La présidente de la Commission, Danielle Wood, a également déploré que des décennies d’incertitude politique causées par les guerres climatiques dans le pays continuent de faire grimper le coût de la lutte contre les émissions de gaz à effet de serre en Australie.
La politique en matière de changement climatique est l’un des arguments politiques les plus controversés des 20 dernières années. La commission plaide depuis deux décennies en faveur d’une approche de réduction des émissions à l’échelle de l’économie, par le biais soit d’une taxe carbone, soit d’un système d’échange de droits d’émission.
S’exprimant à Adélaïde, Wood a déclaré que l’une ou l’autre option semblait désormais « plutôt attrayante » par rapport à l’ensemble des politiques introduites par les deux côtés de la politique.
Elle a déclaré qu’il n’y avait aucun « appétit apparent » de la part de l’Australie pour poursuivre les politiques les meilleures et les moins coûteuses pour lutter contre le changement climatique. Cela signifiait que la commission cherchait à améliorer les politiques existantes ou à supprimer celles particulièrement coûteuses.
La commission a déjà recommandé la suppression progressive des subventions gouvernementales coûteuses pour les véhicules électriques et des crédits de taxe sur les carburants pour les véhicules lourds circulant sur la voie publique.
Il a également soutenu une réduction de 75 pour cent de la quantité de gaz à effet de serre que les industries lourdes peuvent produire avant qu’elles ne tombent dans le cadre du mécanisme de sauvegarde du gouvernement, qui oblige les entreprises concernées à réduire leurs émissions.

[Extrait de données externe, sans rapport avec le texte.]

-        for (; k < jb.nparts; ++k) acc = acc + *(const f32x4*)(p + (int64_t)k * jb.stride);
-    }
-    *(f32x4*)(jb.dst + i) = acc;
+    if (jb.nparts == 1 && jb.nparts2 == 1) {
+        if ((jobs.vec_src >> ji) & 1u) {
+            acc = *(const f32x4*)(jb.src + i);
+        } else {
+            for (int e = 0; e < ne; ++e) acc[e] = jb.src[i + e];
+        }
+    } else if ((jobs.vec_src >> ji) & 1u) {
+        for (int j2 = 0; j2 < jb.nparts2; ++j2) {
+            const float* p = jb.src + (int64_t)j2 * jb.stride2 + i;
+            int k = 0;
+            for (; k + 4 <= jb.nparts; k += 4) {
+                const f32x4 a = *(const f32x4*)(p + (int64_t)k * jb.stride);
+                const f32x4 b = *(const f32x4*)(p + (int64_t)(k + 1) * jb.stride);
+                const f32x4 c = *(const f32x4*)(p + (int64_t)(k + 2) * jb.stride);
+                const f32x4 d = *(const f32x4*)(p + (int64_t)(k + 3) * jb.stride);
+                acc = acc + a;
+                acc = acc + b;
+                acc = acc + c;
+                acc = acc + d;
+            }
+            for (; k < jb.nparts; ++k) acc = acc + *(const f32x4*)(p + (int64_t)k * jb.stride);
+        }
+    } else {
+        for (int j2 = 0; j2 < jb.nparts2; ++j2) {
+            const float* p = jb.src + (int64_t)j2 * jb.stride2 + i;
+            for (int k = 0; k < jb.nparts; ++k)
+                for (int e = 0; e < ne; ++e) acc[e] = acc[e] + p[(int64_t)k * jb.stride + e];
+        }
+    }
+    const bool vdst = (jobs.vec_dst >> ji) & 1u;
+    if (jb.mul) {
+        if (vdst) {
+            acc = acc * *(const f32x4*)(jb.mul + i);
+        } else {
+            for (int e = 0; e < ne; ++e) acc[e] = acc[e] * jb.mul[i + e];
+        }
+    }
+    if (vdst) {
+        *(f32x4*)(jb.dst + i) = acc;
+    } else if (jb.cols == 0) {
+        for (int e = 0; e < ne; ++e) jb.dst[i + e] = acc[e];
+    } else {
+        for (int e = 0; e < ne; ++e) {
+            const int64_t r = (i + e) / jb.cols, c = (i + e) - r * jb.cols;
+            jb.dst[r * jb.dst_rs + c * jb.dst_cs] = acc[e];
+        }
+    }
 }
 }
 
@@ -1127,14 +1160,19 @@
     CAD_CHECK_ARG(jobs && njobs >= 1 && njobs <= CAD_FOLD_F32_MAX_JOBS);
     FoldF32Jobs kj;
     kj.njobs = njobs;
+    kj.vec_src = kj.vec_dst = 0;
     int64_t blocks = 0;
     for (int i = 0; i < njobs; ++i) {
         const cad_fold_f32_job& j = jobs[i];
-        CAD_CHECK_ARG(j.src && j.dst && j.n > 0 && j.n % 4 == 0 && j.nparts >= 1 && j.nparts2 >= 1);
-        CAD_CHECK_ARG(j.stride % 4 == 0 && j.stride2 % 4 == 0 && (((uintptr_t)j.src | (uintptr_t)j.dst) % 16) == 0);
+        CAD_CHECK_ARG(j.src && j.dst && j.n > 0 && j.nparts >= 1 && j.nparts2 >= 1);
+        CAD_CHECK_ARG((((uintptr_t)j.src | (uintptr_t)j.dst | (uintptr_t)j.mul) % 4) == 0);
+        CAD_CHECK_ARG(j.cols >= 0 && (j.cols == 0 || (j.n % j.cols == 0 && j.dst_rs >= 0 && j.dst_cs >= 0)));
+        const bool contiguous = j.cols == 0 || (j.dst_cs == 1 && j.dst_rs == j.cols) || (j.cols == j.n && j.dst_cs == 1);
+        if (j.n % 4 == 0 && j.stride % 4 == 0 && j.stride2 % 4 == 0 && (uintptr_t)j.src % 16 == 0) kj.vec_src |= 1u << i;
+        if (j.n % 4 == 0 && contiguous && (((uintptr_t)j.dst | (uintptr_t)j.mul) % 16) == 0) kj.vec_dst |= 1u << i;
         kj.j[i] = j;
         kj.first_block[i] = (int)blocks;
-        blocks += (j.n / 4 + FF_THREADS - 1) / FF_THREADS;
+        blocks += ((j.n + 3) / 4 + FF_THREADS - 1) / FF_THREADS;
         CAD_CHECK_ARG(blocks < (1 << 30));
     }
     for (int i = njobs; i < CAD_FOLD_F32_MAX_JOBS; ++i) kj.j[i] = jobs[0], kj.first_block[i] = (int)blocks;
diff --git a/caduceus_amd/mixer.py b/caduceus_amd/mixer.py
--- a/caduceus_amd/mixer.py
+++ b/caduceus_amd/mixer.py
@@ -13,7 +13,7 @@
 SetSaved = namedtuple("SetSaved", "xc delta A dbc D dt_bias conv_w conv_b w_x w_dt state A_log")
 SetWork = namedtuple("SetWork", "du ddelta dA dD dbias dBC npart")
 Meta = namedtuple("Meta", "SB Lq split pdtypes conv_w_shapes win_dt wout_dt delta_is_dt k")
-StepCache = namedtuple("StepCache", "versions w_in w_out w_x w_dt A w_inT w_outT w_xT w_dtT w_out2 w_in_fp8")
+StepCache = namedtuple("StepCache", "versions w_in w_out w_x w_dt A w_inT w_outT w_xT w_dtT w_out2 w_in_fp8 zeros")
 _DIRS = ((0, 1), (1, 0))
 
 
@@ -41,13 +41,43 @@
     return outs
 
 
-def _zeros_f32(spec, device):
+def _zeros_f32(spec, device, pool=None):
     sizes = [int(torch.Size(s).numel()) for s, _ in spec.values()]
     offs = [0]
     for n in sizes:
         offs.append(offs[-1] + (n + 3) // 4 * 4)
-    flat = torch.zeros((offs[-1],), dtype=torch.float32, device=device)
+    flat = None if pool is None else pool.take(offs[-1], device)
+    if flat is None:
+        flat = torch.zeros((offs[-1],), dtype=torch.float32, device=device)
     return {name: flat[o:o + n].view(dt).view(s) for o, n, (name, (s, dt)) in zip(offs, sizes, spec.items())}
+
+
+class _StepZeros:
+
+    def __init__(self, nlayers: int):
+        self.nlayers, self.flat, self.per, self.taken = nlayers, None, 0, set()
+
+    def slot(self, index: int):
+        return _StepZerosSlot(self, index)
+
+
+class _StepZerosSlot:
+    def __init__(self, pool, index):
+        self.pool, self.index = pool, index
+
+    def take(self, nfloats: int, device):
+        p = self.pool
+        if p.flat is None and not p.taken:
+            p.per = (nfloats + 63) // 64 * 64
+            p.flat = torch.zeros((p.nlayers * p.per,), dtype=torch.float32, device=device)
+        if self.index in p.taken or nfloats > p.per or p.flat is None or p.flat.device != device:
+            return None
+        p.taken.add(self.index)
+        if len(p.taken) == p.nlayers:
+            flat, p.flat = p.flat, None
+        else:
+            flat = p.flat
+        return flat[self.index * p.per:self.index * p.per + nfloats]
 
 
 def _conv_bwd2(x, params, douts, dx, split, dirs, bufs=None):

Wood a déclaré que le long débat sur la politique climatique avait fait grimper le coût de la réduction des émissions.
« Attiser les guerres climatiques – continuer à insister sur le « si » et non sur le « comment » – est loin d’être courageux pour dire la vérité. L’incertitude politique persistante créée par des décennies de ces arguments circulaires a, et continue d’augmenter les coûts de l’action », a-t-elle déclaré.
Wood a déclaré que les partisans de la politique sur le changement climatique devaient reconnaître qu’il y avait un coût économique, mais il a ajouté que l’inaction entraînerait un coût plus élevé.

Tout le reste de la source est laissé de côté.